Stored records:

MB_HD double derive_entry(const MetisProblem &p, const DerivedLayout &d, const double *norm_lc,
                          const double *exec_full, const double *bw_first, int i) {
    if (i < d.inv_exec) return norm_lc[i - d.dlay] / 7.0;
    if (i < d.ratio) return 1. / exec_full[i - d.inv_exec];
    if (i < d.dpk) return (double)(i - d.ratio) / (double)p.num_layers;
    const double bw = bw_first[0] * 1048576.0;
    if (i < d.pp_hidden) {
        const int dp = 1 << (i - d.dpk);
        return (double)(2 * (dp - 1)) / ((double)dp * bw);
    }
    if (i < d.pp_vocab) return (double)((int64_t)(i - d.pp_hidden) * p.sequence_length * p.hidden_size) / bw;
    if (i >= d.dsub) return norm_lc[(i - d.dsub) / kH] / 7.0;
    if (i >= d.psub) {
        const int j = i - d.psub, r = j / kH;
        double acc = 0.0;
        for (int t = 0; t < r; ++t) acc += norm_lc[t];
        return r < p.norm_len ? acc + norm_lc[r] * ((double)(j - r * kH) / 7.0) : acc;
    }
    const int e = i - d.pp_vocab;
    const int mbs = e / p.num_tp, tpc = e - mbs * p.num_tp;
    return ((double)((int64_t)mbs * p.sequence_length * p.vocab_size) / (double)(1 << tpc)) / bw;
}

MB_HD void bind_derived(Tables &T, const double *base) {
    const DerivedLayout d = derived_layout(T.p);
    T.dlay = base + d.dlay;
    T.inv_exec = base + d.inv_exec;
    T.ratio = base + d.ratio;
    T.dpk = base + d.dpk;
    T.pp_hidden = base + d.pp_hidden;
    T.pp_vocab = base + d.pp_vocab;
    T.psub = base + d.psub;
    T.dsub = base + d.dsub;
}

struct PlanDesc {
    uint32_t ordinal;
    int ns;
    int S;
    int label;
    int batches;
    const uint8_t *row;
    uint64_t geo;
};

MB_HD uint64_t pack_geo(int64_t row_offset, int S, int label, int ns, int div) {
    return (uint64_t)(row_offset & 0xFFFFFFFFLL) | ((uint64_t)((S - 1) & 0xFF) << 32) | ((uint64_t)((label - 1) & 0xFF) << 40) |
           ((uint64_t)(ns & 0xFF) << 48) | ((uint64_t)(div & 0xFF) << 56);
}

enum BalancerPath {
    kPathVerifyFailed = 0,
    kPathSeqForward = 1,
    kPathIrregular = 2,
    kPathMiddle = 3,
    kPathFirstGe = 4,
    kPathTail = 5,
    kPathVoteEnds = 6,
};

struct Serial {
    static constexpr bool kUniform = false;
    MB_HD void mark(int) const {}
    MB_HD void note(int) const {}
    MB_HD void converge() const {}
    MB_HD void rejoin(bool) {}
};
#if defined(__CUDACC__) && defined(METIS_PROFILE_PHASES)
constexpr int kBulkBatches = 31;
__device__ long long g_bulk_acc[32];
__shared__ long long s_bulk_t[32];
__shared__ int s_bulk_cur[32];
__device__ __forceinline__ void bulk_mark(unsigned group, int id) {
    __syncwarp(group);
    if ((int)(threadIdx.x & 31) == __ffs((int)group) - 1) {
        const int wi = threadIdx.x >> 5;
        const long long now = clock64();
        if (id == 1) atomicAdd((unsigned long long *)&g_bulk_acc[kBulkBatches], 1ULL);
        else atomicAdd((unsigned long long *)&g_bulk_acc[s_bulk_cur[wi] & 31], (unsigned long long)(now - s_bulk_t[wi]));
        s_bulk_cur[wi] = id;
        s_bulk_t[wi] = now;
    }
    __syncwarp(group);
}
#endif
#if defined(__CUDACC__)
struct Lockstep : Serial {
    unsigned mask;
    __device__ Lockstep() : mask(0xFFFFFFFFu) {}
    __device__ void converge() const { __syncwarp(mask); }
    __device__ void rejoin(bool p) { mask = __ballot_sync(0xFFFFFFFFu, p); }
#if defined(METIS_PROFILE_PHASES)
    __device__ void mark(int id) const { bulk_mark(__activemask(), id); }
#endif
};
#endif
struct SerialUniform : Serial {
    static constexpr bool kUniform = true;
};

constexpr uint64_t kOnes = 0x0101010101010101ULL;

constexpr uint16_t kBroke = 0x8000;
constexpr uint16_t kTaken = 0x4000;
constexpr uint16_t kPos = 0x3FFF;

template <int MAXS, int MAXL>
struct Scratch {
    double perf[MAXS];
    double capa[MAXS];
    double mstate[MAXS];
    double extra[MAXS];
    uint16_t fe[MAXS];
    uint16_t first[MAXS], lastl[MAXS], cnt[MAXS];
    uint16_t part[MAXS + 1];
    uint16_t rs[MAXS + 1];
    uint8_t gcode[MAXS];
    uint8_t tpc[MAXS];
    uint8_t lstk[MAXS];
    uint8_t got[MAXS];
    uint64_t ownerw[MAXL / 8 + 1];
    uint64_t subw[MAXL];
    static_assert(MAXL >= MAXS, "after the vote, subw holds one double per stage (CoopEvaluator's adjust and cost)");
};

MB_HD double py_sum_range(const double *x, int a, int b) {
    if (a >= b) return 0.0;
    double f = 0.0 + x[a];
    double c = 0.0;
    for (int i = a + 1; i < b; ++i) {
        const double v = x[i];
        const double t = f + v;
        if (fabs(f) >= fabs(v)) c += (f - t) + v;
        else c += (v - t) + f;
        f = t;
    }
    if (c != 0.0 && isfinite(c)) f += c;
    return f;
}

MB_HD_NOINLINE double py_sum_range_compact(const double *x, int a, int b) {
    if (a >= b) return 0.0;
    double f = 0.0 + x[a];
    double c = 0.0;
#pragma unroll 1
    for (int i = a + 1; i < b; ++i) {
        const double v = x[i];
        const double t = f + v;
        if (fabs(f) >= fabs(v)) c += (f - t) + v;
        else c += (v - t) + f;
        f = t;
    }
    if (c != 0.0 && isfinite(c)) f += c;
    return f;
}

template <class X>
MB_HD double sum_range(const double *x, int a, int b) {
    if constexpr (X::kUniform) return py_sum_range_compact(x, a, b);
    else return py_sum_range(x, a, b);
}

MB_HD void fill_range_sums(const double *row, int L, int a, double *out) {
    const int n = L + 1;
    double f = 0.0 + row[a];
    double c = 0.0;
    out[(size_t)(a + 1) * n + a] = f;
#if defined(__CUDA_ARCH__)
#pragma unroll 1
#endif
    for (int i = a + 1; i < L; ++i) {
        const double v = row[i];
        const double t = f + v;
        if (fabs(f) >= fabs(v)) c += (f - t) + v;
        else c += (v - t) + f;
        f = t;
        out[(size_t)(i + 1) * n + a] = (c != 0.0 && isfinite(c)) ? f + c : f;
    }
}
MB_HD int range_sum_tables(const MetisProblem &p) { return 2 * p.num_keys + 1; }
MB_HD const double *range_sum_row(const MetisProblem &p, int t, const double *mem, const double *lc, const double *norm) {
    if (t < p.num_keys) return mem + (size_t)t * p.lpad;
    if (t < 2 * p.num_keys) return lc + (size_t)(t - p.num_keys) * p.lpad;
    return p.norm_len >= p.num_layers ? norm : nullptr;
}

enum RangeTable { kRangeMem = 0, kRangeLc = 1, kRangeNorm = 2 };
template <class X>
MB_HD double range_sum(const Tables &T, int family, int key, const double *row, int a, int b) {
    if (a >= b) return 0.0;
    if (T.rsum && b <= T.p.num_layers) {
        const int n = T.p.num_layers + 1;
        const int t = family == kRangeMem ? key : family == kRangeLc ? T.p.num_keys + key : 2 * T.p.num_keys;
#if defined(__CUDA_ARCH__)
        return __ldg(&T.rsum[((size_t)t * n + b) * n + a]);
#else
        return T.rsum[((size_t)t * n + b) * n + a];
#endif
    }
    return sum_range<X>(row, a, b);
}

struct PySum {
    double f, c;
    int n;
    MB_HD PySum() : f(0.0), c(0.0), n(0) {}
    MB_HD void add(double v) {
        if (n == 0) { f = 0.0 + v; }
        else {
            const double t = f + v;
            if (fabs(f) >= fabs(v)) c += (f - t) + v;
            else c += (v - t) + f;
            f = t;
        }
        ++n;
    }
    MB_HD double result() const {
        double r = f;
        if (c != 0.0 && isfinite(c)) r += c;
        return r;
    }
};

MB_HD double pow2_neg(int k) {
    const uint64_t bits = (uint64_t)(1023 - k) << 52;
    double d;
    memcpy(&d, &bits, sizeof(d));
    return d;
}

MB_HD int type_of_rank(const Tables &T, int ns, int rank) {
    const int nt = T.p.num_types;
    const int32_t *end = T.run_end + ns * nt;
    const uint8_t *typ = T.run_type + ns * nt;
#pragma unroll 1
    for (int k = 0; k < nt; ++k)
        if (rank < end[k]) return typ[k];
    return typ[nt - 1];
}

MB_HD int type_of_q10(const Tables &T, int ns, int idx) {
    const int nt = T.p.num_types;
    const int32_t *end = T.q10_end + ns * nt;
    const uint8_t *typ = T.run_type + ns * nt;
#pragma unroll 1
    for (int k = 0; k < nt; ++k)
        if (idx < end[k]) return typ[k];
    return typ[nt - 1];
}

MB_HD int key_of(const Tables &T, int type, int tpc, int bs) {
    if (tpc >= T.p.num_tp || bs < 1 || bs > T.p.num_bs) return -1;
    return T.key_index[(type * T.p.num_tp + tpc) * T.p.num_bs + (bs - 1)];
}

* * *

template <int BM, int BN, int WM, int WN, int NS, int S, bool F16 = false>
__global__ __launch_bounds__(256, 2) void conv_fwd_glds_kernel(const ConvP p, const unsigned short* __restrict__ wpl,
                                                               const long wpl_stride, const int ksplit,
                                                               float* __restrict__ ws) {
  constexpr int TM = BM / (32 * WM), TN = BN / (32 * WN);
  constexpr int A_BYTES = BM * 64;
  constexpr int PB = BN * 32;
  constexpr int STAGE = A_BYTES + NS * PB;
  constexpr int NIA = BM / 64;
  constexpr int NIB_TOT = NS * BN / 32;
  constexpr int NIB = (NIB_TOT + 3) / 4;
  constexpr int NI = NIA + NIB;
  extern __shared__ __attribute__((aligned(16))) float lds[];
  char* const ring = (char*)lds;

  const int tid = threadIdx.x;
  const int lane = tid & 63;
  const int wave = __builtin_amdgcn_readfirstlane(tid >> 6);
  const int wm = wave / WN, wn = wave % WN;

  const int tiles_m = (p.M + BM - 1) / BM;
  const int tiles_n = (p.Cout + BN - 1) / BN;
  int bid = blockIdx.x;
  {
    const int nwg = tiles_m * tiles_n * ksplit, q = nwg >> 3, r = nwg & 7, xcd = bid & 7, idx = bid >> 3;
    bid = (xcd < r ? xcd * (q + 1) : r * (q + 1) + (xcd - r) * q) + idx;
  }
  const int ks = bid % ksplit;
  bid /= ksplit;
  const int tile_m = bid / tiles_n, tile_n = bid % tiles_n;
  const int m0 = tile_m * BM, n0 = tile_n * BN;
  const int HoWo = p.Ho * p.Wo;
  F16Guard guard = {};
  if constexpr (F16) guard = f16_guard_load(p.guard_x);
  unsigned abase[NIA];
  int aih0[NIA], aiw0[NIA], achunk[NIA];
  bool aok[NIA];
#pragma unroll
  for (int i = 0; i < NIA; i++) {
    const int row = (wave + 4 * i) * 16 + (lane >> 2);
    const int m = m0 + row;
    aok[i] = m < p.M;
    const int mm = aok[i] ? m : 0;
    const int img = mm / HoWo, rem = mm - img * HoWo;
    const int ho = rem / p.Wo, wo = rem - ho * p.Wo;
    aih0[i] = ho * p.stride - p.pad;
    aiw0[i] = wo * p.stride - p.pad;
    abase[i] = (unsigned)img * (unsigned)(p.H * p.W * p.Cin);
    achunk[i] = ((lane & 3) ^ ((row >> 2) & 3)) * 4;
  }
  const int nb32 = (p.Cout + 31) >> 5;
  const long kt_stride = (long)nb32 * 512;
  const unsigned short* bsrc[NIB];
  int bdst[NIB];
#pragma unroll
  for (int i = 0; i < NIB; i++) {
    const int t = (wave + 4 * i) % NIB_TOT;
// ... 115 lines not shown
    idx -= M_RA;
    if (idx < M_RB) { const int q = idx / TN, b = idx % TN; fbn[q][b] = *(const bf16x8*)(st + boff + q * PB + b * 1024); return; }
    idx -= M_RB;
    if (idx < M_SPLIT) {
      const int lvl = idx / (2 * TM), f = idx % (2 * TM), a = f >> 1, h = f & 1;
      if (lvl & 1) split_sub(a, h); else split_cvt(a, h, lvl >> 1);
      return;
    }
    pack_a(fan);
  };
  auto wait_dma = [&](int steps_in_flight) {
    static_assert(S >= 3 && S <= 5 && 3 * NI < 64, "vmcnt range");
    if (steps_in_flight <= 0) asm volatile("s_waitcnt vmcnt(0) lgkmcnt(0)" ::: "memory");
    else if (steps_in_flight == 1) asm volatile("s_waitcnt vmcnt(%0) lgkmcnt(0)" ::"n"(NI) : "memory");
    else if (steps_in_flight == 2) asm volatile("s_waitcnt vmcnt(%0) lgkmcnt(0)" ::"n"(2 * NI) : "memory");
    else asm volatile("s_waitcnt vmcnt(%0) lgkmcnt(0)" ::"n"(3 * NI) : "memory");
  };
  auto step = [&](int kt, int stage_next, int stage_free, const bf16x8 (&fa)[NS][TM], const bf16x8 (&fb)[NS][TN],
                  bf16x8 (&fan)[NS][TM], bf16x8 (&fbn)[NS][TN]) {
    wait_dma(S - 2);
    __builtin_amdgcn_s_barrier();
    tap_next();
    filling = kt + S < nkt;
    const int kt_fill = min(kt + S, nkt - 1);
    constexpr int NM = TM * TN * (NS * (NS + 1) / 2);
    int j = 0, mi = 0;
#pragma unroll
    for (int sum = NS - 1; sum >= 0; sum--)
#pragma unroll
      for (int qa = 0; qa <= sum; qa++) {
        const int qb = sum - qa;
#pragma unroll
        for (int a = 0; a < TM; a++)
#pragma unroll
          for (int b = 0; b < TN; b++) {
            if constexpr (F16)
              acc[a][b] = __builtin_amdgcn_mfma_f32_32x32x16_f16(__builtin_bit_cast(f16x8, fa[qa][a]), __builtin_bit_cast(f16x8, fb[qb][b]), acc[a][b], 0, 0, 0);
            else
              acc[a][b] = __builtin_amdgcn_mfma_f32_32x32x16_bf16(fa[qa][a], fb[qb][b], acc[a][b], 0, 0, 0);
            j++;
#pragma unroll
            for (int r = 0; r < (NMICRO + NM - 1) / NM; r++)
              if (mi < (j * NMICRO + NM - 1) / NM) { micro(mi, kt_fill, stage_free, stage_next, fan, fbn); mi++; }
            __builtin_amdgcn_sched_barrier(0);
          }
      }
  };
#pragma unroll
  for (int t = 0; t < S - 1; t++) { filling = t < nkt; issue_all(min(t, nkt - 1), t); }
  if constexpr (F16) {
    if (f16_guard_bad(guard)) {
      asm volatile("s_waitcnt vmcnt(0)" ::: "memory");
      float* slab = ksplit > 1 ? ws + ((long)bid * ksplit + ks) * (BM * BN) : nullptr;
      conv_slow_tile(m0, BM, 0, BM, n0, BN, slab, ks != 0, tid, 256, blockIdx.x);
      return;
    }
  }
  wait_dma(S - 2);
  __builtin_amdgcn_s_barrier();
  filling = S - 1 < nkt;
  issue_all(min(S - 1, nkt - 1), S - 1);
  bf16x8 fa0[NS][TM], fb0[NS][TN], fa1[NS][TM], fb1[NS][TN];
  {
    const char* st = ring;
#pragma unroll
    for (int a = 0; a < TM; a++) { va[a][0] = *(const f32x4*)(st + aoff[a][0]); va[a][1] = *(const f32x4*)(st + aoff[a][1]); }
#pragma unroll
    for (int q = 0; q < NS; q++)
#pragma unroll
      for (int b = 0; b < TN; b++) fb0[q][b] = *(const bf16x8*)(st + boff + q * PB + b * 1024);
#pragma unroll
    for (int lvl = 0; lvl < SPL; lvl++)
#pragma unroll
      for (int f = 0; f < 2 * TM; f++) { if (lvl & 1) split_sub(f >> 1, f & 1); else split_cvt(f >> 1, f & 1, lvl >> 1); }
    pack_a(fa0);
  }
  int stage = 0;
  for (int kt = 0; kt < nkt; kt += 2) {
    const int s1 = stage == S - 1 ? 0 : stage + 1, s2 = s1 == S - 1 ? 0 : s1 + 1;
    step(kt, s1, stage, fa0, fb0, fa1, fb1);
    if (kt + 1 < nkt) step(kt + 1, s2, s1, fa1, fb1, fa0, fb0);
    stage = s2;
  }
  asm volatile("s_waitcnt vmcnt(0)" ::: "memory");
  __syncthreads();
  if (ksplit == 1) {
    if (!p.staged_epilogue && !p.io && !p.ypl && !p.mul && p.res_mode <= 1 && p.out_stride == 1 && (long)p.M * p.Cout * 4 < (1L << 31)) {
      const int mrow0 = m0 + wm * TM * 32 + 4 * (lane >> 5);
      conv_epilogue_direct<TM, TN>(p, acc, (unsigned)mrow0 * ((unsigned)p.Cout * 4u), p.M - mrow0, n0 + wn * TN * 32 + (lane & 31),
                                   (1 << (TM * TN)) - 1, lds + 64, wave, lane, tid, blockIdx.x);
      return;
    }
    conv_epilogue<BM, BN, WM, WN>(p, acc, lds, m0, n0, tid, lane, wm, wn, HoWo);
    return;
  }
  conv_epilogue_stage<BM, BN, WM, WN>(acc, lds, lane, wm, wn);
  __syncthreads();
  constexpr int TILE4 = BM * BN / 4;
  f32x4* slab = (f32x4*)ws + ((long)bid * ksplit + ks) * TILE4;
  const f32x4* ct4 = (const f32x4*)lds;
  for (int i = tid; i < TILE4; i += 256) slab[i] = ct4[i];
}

...

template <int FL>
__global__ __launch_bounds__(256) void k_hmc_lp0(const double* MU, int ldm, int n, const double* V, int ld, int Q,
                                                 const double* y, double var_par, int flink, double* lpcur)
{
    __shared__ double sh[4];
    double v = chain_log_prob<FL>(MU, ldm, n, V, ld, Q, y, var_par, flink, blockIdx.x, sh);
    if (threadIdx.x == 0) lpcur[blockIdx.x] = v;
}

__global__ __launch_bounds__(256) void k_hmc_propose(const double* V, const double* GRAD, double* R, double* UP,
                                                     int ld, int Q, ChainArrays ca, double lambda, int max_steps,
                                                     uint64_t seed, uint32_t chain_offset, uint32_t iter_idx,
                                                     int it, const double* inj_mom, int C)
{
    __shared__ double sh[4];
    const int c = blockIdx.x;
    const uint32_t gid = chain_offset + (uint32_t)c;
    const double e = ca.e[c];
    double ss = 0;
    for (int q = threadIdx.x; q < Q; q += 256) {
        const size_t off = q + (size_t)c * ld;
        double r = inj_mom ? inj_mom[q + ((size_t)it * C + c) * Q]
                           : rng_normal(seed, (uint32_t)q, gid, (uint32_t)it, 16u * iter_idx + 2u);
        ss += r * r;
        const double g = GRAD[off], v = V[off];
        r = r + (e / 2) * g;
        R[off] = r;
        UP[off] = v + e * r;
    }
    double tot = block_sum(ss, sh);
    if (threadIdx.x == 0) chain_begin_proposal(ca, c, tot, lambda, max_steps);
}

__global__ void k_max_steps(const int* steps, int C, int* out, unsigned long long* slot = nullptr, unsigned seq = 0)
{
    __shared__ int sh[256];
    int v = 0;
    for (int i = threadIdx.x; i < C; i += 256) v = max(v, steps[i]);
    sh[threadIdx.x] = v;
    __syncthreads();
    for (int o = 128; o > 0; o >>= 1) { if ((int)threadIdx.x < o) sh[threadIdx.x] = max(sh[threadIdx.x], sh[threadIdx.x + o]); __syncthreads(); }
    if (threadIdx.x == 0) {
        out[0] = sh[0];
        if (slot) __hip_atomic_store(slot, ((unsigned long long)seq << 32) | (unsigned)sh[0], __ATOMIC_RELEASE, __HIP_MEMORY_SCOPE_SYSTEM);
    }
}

* TASK DIRECTIONS
Write down again, exactly as given, only the lines above that fall from the line with "MB_HD double derive_entry(const" to the line with "T.pp_hidden = base + d.pp_hidden;", inclusive.

* RESULT OF THE EXERCISE
MB_HD double derive_entry(const MetisProblem &p, const DerivedLayout &d, const double *norm_lc,
                          const double *exec_full, const double *bw_first, int i) {
    if (i < d.inv_exec) return norm_lc[i - d.dlay] / 7.0;
    if (i < d.ratio) return 1. / exec_full[i - d.inv_exec];
    if (i < d.dpk) return (double)(i - d.ratio) / (double)p.num_layers;
    const double bw = bw_first[0] * 1048576.0;
    if (i < d.pp_hidden) {
        const int dp = 1 << (i - d.dpk);
        return (double)(2 * (dp - 1)) / ((double)dp * bw);
    }
    if (i < d.pp_vocab) return (double)((int64_t)(i - d.pp_hidden) * p.sequence_length * p.hidden_size) / bw;
    if (i >= d.dsub) return norm_lc[(i - d.dsub) / kH] / 7.0;
    if (i >= d.psub) {
        const int j = i - d.psub, r = j / kH;
        double acc = 0.0;
        for (int t = 0; t < r; ++t) acc += norm_lc[t];
        return r < p.norm_len ? acc + norm_lc[r] * ((double)(j - r * kH) / 7.0) : acc;
    }
    const int e = i - d.pp_vocab;
    const int mbs = e / p.num_tp, tpc = e - mbs * p.num_tp;
    return ((double)((int64_t)mbs * p.sequence_length * p.vocab_size) / (double)(1 << tpc)) / bw;
}

MB_HD void bind_derived(Tables &T, const double *base) {
    const DerivedLayout d = derived_layout(T.p);
    T.dlay = base + d.dlay;
    T.inv_exec = base + d.inv_exec;
    T.ratio = base + d.ratio;
    T.dpk = base + d.dpk;
    T.pp_hidden = base + d.pp_hidden;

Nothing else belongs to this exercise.